(Collected data)
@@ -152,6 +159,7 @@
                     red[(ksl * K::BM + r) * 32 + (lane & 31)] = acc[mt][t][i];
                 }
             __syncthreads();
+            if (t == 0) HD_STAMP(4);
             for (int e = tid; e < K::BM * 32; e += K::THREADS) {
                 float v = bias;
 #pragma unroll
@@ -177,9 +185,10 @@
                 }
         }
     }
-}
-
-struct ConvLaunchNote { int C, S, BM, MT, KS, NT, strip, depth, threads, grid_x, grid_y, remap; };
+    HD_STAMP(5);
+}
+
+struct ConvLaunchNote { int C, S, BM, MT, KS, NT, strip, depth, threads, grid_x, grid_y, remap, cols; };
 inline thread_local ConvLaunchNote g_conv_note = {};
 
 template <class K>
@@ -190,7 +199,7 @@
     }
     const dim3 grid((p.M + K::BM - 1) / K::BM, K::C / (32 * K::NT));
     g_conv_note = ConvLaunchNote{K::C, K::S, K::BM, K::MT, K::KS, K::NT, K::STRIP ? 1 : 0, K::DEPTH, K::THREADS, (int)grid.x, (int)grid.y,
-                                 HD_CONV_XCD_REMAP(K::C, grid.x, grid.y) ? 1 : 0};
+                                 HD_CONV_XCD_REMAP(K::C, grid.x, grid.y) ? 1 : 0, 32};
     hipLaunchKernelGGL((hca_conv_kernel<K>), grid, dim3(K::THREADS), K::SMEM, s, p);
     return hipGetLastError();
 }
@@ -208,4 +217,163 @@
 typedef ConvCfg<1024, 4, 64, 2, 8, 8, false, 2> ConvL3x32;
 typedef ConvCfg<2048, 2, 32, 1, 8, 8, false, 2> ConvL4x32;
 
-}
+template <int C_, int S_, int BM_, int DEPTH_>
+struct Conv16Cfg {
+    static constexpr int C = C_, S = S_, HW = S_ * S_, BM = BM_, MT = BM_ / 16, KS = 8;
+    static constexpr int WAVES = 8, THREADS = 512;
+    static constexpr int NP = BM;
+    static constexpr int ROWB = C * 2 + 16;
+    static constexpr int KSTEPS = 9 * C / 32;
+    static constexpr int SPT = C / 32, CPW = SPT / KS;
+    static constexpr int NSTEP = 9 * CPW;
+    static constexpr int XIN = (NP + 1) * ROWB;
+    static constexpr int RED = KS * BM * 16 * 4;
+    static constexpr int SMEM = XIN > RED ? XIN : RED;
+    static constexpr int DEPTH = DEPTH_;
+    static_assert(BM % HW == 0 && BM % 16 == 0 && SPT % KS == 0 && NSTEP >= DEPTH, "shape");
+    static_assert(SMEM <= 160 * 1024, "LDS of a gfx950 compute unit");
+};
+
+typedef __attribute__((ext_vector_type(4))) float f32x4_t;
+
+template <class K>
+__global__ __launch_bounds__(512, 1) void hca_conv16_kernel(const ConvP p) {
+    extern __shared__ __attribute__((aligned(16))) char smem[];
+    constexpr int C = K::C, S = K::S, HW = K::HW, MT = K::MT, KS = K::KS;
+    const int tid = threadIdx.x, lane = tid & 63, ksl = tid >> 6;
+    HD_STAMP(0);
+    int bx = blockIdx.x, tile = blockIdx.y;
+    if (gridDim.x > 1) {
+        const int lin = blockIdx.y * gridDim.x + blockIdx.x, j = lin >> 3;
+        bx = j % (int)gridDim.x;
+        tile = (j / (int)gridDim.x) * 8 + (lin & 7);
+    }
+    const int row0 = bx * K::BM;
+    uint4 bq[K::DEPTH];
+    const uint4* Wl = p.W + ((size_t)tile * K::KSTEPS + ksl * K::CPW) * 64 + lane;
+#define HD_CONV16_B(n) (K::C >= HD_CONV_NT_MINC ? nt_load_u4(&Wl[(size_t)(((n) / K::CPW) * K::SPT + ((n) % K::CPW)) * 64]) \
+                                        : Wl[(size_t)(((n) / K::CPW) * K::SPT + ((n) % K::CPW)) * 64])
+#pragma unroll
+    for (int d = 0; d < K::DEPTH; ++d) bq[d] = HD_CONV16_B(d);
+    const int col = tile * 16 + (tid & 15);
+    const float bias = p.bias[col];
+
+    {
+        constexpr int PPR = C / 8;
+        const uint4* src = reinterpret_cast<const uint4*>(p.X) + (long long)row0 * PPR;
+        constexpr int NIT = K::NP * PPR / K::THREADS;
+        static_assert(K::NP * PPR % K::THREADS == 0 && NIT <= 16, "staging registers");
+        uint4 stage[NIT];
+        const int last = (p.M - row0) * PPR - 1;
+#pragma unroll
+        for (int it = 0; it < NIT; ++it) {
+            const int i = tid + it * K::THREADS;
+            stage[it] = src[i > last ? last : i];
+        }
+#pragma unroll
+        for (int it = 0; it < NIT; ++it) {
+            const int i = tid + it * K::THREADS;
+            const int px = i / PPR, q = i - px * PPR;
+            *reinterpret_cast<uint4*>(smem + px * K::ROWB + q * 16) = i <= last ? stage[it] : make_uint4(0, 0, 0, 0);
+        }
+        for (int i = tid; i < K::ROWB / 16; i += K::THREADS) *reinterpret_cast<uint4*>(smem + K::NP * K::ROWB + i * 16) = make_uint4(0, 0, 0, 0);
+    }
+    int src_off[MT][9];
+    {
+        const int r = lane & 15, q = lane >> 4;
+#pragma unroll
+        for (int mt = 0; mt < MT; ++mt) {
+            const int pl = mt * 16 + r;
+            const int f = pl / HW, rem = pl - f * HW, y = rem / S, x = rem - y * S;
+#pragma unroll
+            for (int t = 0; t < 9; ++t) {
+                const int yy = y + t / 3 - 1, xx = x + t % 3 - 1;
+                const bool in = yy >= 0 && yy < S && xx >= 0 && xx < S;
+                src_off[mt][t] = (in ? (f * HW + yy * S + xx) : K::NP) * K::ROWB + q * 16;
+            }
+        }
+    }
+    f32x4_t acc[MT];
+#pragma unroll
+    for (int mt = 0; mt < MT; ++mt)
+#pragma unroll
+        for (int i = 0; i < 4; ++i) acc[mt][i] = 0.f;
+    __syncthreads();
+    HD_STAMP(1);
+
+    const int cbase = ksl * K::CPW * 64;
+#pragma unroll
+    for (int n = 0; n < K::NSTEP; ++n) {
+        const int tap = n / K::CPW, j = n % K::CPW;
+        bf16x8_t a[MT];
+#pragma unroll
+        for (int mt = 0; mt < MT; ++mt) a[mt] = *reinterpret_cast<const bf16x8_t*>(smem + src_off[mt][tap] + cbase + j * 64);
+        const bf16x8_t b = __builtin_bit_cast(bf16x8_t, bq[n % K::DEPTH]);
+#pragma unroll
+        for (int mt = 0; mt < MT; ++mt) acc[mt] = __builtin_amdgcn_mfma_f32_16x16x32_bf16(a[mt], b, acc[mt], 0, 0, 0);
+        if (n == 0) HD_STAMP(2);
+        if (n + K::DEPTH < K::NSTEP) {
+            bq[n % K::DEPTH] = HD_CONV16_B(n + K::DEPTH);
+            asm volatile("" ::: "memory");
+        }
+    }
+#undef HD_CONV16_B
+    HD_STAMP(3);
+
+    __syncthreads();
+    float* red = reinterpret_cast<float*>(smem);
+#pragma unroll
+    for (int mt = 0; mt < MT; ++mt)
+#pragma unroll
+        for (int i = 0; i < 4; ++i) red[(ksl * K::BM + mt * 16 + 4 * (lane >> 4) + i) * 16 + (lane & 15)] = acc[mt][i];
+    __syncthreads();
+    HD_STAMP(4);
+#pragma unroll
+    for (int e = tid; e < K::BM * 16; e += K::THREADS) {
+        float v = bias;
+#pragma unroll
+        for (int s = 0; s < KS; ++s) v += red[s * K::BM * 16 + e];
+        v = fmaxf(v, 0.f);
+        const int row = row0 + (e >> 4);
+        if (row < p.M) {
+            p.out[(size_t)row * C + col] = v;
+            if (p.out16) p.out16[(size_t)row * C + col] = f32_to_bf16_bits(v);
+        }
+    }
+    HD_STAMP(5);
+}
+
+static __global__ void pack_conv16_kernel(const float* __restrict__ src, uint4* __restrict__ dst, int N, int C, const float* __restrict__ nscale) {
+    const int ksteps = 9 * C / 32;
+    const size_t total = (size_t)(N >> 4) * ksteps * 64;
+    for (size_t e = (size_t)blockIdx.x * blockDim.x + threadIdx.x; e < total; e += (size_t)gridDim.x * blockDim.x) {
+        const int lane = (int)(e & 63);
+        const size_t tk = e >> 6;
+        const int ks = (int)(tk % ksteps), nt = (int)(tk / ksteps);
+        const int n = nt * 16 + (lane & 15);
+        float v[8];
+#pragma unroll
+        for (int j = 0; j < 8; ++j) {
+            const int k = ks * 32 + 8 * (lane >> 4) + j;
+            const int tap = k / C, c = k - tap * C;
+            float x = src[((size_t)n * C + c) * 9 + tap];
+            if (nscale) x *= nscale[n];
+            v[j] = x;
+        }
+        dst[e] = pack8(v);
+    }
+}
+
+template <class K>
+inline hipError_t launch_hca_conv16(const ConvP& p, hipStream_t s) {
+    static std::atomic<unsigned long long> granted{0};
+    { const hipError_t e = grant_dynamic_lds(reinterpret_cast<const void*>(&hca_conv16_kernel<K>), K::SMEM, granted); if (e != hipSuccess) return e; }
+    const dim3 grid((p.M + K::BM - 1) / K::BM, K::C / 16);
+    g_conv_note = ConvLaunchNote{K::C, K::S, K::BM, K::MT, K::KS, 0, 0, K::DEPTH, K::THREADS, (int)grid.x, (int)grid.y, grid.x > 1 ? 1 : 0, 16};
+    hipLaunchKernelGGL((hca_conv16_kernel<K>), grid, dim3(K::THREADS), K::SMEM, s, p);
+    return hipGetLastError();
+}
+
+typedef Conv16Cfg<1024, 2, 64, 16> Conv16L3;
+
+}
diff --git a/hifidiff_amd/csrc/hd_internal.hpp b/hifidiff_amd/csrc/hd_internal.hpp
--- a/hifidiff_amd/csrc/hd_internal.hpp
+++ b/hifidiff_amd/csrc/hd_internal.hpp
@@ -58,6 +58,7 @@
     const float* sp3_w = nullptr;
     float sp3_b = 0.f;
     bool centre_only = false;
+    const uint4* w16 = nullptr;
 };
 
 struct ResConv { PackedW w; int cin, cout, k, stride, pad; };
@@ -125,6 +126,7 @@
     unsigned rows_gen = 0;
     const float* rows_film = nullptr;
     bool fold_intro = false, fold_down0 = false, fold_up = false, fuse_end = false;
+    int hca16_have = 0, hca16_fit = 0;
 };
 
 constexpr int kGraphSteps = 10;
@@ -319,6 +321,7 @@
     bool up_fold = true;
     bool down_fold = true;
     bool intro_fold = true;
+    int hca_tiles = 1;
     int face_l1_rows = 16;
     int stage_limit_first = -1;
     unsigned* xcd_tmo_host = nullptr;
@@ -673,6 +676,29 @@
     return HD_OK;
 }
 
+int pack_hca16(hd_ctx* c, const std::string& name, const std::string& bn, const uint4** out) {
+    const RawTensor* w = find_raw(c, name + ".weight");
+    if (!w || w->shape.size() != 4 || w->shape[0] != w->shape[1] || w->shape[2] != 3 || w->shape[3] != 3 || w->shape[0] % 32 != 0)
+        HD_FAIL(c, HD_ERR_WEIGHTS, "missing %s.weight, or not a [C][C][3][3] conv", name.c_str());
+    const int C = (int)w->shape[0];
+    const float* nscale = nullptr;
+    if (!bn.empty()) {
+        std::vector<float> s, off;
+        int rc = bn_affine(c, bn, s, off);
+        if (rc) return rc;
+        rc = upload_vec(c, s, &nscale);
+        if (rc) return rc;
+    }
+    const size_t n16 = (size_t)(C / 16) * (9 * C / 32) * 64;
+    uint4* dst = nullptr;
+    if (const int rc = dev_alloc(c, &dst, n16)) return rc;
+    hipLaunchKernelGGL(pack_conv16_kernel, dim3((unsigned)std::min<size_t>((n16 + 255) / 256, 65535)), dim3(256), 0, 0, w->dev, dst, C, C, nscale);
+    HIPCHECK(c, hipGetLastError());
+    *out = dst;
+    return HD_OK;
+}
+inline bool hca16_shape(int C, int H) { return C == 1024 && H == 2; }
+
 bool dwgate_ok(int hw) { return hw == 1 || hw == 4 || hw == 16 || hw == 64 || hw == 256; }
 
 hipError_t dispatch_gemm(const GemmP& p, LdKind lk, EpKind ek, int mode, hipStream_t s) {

**What is required**.
Which lines of the data hold the string "inline"? Return each of them.

**Solution to this task**.
 inline thread_local ConvLaunchNote g_conv_note = {};
+inline hipError_t launch_hca_conv16(const ConvP& p, hipStream_t s) {
+inline bool hca16_shape(int C, int H) { return C == 1024 && H == 2; }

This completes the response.